◆ **What the task asks**
From the records below, set down exactly the lines starting with the line that contains "if (lane < 2)" and going on through the line that contains "for (int i = 0; i < kLateExtra;". Nothing else is wanted.

◆ **Supplied entries**
#ifndef MMP_C_WAVES
#define MMP_C_WAVES 7
#endif
__global__ __launch_bounds__(kPlaceBlock) __attribute__((amdgpu_waves_per_eu(MMP_C_WAVES, MMP_C_WAVES))) void place_batch_c_kernel(Snap S, PlaceArgs A, int32_t wpad,
                                                                                                            mmp_place_caller C)
{
    extern __shared__ __attribute__((aligned(16))) unsigned char smem[];
    place_block<false, kReqC>(S, A, wpad, smem, nullptr, C);
}
__device__ __forceinline__ void build_memo_body(int t, const Snap &S, const TypeWin *__restrict__ wins, TypeMemo *__restrict__ memo,
                                                int32_t *__restrict__ cand, int16_t *__restrict__ rkt)
{
    constexpr int kScr = 2;
    __shared__ uint64_t scr[kWinWords * kScr];
    __shared__ MemoCap caps[2];
    __shared__ int ok[2];
    const int lane = lane_id();
    if (lane < 2) {
        PlaceArgs A{};
        ResolvedReq r{};
        r.type = t;
        r.selfpos = -1;
        r.n_late = -1;
#pragma unroll
        for (int i = 0; i < kInlineExcl; i++) r.excl_pos[i] = -1;
#pragma unroll
        for (int i = 0; i < kLateExtra; i++) r.late_pos[i] = -1;
        MemoCap mc{};
        mc.nsb = lane;
        mmp_place_out o;
        const int code = lane_decide_win<false, true, kScr>(S, A, r, wins, scr + lane, o, &mc);
        caps[lane] = mc;
        ok[lane] = code == kLaneDone && mc.ccount <= kMemoCand;
    }
    __syncthreads();
    const int w0 = wins[t].w0;
    const bool any = ok[0] || ok[1];
    const MemoCap &c0 = caps[ok[0] ? 0 : 1];
    if (lane == 0) {
        TypeMemoHead M{};
        M.b_rem = c0.b_rem;
        M.b_lru = c0.b_lru;
        M.best_is_full = c0.best_is_full;
        M.b_rpm = c0.b_rpm;
        M.best_idx = c0.best_idx;
        M.plain = c0.bestpos == c0.best0;
        M.w0 = w0;
        M.bestpos = c0.bestpos;
        M.best0 = c0.best0;
        M.e_rpm = c0.e_rpm;
        M.sbk = c0.sbk ? 1 : 0;
        M.end0 = caps[0].end;
        for (int v = 0; v < 2; v++) {
            const MemoCap &c = caps[v];
            M.v[v].valid = ok[v];
            M.v[v].lo = c.best0;
            M.v[v].hi = c.end == kNoPos ? S.P : c.end + 1;
            M.v[v].ccount = c.ccount;
            M.v[v].hsum = c.hsum;
            M.v[v].hash = (uint32_t)(c.hsum ^ (c.hsum >> 32));
        }
        static_cast<TypeMemoHead &>(memo[t]) = M;
    }
    __shared__ int32_t near_c[kMemoNear];
    __shared__ int32_t near_r[kMemoNear];
    near_c[lane] = 0;
    near_r[lane] = kRkNone;
    wave_sync();
    int32_t *out = cand + (size_t)t * kMemoCand;
    int16_t *rk = rkt + (size_t)t * kMemoCand;
    int running = 0;
    for (int j = 0; j < kWinWords; j++) {
        const int w = w0 + j, pos = w * 64 + lane;
        const uint64_t word = (ok[0] && w >= caps[0].wlo && w <= caps[0].whi) ? scr[j * kScr] : 0ull;
        const bool bit = (word >> lane) & 1ull;
        const int k = running + __popcll((unsigned long long)(word & ((1ull << lane) - 1ull)));
        int v = kRkNone;
        if (bit) {
            v = k;
            const int32_t pod = S.orig[pos];
            out[k] = pod;
            if (k < kMemoNear) near_c[k] = pod;
        }
        if (any && pos == c0.bestpos) v = 0;
        if (any && pos == c0.best0 && c0.best0 != c0.bestpos) v = kRkFirst;
        rk[j * 64 + lane] = (int16_t)v;
        if (any && pos >= c0.best0 && pos - c0.best0 < kMemoNear) near_r[pos - c0.best0] = v;
        running += __popcll((unsigned long long)word);
    }
    wave_sync();
    memo[t].cand64[lane] = near_c[lane];
    memo[t].rk64[lane] = (int16_t)near_r[lane];
}
__global__ __launch_bounds__(64) void build_sel_memo_kernel(Snap S, int32_t *__restrict__ sel, int32_t *__restrict__ rk, const TypeWin *__restrict__ wins,
                                                            TypeMemo *__restrict__ memo, int32_t *__restrict__ cand, int16_t *__restrict__ memo_rk,
                                                            LongMemo *__restrict__ lmemo)
{
    const int n_sel = sel ? 2 * S.T * S.W : 0;
    const int n_memo = S.T < kWinLds ? S.T : kWinLds;
    if ((int)blockIdx.x < n_sel)
        build_sel_body((int)blockIdx.x, S, sel, rk);
    else if ((int)blockIdx.x < n_sel + n_memo)
        build_memo_body((int)blockIdx.x - n_sel, S, wins, memo, cand, memo_rk);
    else
        build_long_memo_body((int)blockIdx.x - n_sel - n_memo, S, lmemo);
}

__global__ __launch_bounds__(kPlaceBlock) __attribute__((amdgpu_waves_per_eu(MMP_C_WAVES, MMP_C_WAVES))) void place_batch_c_m_kernel(Snap S, PlaceArgs A, int32_t wpad,
                                                                                                              mmp_place_caller C)
{
    extern __shared__ __attribute__((aligned(16))) unsigned char smem[];
    place_block<false, kReqC, true, true>(S, A, wpad, smem, nullptr, C);
}
__global__ __launch_bounds__(kPlaceBlock) __attribute__((amdgpu_waves_per_eu(7, 7))) void place_batch_m_kernel(Snap S, PlaceArgs A, int32_t wpad)
{
    extern __shared__ __attribute__((aligned(16))) unsigned char smem[];
    place_block<false, kReq64, true, true>(S, A, wpad, smem);
}
constexpr int kMemoFrom = 4 * 1024 * 64;
constexpr int kMemoFromC = 3 * 1024 * 64;
constexpr int kSplitFrom = 6 * 1024 * 64;
constexpr int kSplitFromC = 8 * 1024 * 64;

constexpr int kRestLists = 64;
constexpr int kRestCntStride = 32;
__host__ __device__ constexpr int rest_list_cap(int n_words) { return ((n_words + kRestLists - 1) / kRestLists) * 64; }
__host__ __device__ constexpr size_t rest_buffer_ints(int n_words) { return (size_t)kRestLists * kRestCntStride + (size_t)kRestLists * rest_list_cap(n_words); }

__device__ __forceinline__ void rest_append(int32_t *__restrict__ rest, int32_t cap, int d, bool todo)
{
    const uint64_t mk = __ballot(todo);
    if (mk && rest) {
        const int l = __builtin_amdgcn_readfirstlane(d >> 6) & (kRestLists - 1);
        const int first = __ffsll((unsigned long long)mk) - 1;
        int base = 0;
        if (lane_id() == first)
            base = __hip_atomic_fetch_add(rest + l * kRestCntStride, __popcll((unsigned long long)mk), __ATOMIC_RELAXED, __HIP_MEMORY_SCOPE_AGENT);
        base = readlane_i32(base, first);
        if (todo) rest[kRestLists * kRestCntStride + (size_t)l * cap + base + __popcll((unsigned long long)(mk & ((1ull << lane_id()) - 1ull)))] = d;
    }
}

◆ **Task result**
    if (lane < 2) {
        PlaceArgs A{};
        ResolvedReq r{};
        r.type = t;
        r.selfpos = -1;
        r.n_late = -1;
#pragma unroll
        for (int i = 0; i < kInlineExcl; i++) r.excl_pos[i] = -1;
#pragma unroll
        for (int i = 0; i < kLateExtra; i++) r.late_pos[i] = -1;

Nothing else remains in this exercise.